◆ GIVEN INFORMATION:
•••
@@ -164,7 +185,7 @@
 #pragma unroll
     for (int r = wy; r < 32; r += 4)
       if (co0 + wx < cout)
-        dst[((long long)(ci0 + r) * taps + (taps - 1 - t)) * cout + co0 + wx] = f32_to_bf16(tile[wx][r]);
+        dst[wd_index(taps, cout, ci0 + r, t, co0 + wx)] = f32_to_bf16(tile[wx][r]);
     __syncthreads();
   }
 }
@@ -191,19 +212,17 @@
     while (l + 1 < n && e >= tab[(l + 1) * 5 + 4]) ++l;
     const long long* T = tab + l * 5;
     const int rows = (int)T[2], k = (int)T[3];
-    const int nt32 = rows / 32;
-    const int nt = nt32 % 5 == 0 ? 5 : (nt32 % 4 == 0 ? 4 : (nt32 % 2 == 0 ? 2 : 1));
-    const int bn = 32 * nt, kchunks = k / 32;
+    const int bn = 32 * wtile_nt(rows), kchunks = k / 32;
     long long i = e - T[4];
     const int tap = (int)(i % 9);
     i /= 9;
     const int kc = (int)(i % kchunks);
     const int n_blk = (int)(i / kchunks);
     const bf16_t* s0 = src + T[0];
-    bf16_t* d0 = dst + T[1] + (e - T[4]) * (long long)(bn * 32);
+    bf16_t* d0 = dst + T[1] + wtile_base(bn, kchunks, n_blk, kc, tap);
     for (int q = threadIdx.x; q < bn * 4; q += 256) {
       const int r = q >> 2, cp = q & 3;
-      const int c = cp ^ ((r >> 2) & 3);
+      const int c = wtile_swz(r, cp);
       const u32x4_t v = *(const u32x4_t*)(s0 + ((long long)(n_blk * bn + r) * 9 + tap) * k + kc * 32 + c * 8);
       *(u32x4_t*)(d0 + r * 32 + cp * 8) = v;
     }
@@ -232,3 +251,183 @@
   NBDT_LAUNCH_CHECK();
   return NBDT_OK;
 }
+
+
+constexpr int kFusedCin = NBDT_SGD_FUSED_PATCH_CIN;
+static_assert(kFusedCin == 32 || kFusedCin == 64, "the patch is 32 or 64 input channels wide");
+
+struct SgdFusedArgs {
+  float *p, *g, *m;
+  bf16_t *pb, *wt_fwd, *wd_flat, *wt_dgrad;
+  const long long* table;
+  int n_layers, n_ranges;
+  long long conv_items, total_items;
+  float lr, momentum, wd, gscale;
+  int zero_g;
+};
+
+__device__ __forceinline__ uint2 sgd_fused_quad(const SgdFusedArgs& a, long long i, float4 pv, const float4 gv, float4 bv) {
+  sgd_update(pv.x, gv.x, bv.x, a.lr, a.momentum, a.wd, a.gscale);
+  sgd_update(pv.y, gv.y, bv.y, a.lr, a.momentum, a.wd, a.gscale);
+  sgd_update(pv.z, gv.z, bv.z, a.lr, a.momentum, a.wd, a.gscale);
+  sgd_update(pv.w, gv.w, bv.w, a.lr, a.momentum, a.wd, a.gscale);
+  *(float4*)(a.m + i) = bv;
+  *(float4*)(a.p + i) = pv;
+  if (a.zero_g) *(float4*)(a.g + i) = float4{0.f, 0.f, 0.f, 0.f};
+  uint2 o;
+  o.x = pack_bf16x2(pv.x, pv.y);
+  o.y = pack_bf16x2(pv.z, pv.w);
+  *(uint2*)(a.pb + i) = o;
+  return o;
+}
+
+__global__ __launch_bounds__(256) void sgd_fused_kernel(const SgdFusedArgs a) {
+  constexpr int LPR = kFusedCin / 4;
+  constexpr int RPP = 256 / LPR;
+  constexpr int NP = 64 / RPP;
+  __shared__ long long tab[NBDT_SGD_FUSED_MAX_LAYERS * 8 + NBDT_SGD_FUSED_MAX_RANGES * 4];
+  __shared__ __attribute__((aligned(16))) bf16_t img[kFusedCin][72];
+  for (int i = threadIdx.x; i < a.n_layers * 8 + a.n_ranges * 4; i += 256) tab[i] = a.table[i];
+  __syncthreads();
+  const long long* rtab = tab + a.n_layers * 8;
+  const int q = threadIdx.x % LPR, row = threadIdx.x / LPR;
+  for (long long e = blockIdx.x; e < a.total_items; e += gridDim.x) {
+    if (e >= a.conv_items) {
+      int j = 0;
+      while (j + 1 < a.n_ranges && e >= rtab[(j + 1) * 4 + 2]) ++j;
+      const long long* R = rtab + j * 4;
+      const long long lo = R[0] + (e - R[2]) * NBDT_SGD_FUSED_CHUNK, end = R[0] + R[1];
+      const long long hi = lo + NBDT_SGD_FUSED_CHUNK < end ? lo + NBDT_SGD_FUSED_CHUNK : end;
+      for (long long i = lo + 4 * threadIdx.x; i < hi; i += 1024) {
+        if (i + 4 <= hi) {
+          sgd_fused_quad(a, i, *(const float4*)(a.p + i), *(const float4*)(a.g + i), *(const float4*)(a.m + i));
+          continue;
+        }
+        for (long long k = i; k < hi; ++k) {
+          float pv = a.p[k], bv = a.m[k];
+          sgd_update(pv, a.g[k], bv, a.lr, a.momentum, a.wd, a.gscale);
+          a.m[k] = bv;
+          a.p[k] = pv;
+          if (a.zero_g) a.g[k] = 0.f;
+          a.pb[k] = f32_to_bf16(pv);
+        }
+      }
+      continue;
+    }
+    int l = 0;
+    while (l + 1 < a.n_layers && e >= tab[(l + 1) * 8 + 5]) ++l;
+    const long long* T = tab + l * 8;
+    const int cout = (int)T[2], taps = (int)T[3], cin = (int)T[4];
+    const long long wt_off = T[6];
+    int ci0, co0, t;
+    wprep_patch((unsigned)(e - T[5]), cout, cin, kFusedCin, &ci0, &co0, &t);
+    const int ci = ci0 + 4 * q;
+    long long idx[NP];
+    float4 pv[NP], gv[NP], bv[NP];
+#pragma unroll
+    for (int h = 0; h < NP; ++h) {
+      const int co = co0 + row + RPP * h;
•••
◆ YOUR TASK: Of the lines above, extract only those from the line with "nt, kchunks = k / 32;" to the line with "bf16_t *pb, *wt_fwd, *wd_flat, *wt_dgrad;", both included, exactly as written.

◆ FINAL ANSWER:
-    const int bn = 32 * nt, kchunks = k / 32;
+    const int bn = 32 * wtile_nt(rows), kchunks = k / 32;
     long long i = e - T[4];
     const int tap = (int)(i % 9);
     i /= 9;
     const int kc = (int)(i % kchunks);
     const int n_blk = (int)(i / kchunks);
     const bf16_t* s0 = src + T[0];
-    bf16_t* d0 = dst + T[1] + (e - T[4]) * (long long)(bn * 32);
+    bf16_t* d0 = dst + T[1] + wtile_base(bn, kchunks, n_blk, kc, tap);
     for (int q = threadIdx.x; q < bn * 4; q += 256) {
       const int r = q >> 2, cp = q & 3;
-      const int c = cp ^ ((r >> 2) & 3);
+      const int c = wtile_swz(r, cp);
       const u32x4_t v = *(const u32x4_t*)(s0 + ((long long)(n_blk * bn + r) * 9 + tap) * k + kc * 32 + c * 8);
       *(u32x4_t*)(d0 + r * 32 + cp * 8) = v;
     }
@@ -232,3 +251,183 @@
   NBDT_LAUNCH_CHECK();
   return NBDT_OK;
 }
+
+
+constexpr int kFusedCin = NBDT_SGD_FUSED_PATCH_CIN;
+static_assert(kFusedCin == 32 || kFusedCin == 64, "the patch is 32 or 64 input channels wide");
+
+struct SgdFusedArgs {
+  float *p, *g, *m;
+  bf16_t *pb, *wt_fwd, *wd_flat, *wt_dgrad;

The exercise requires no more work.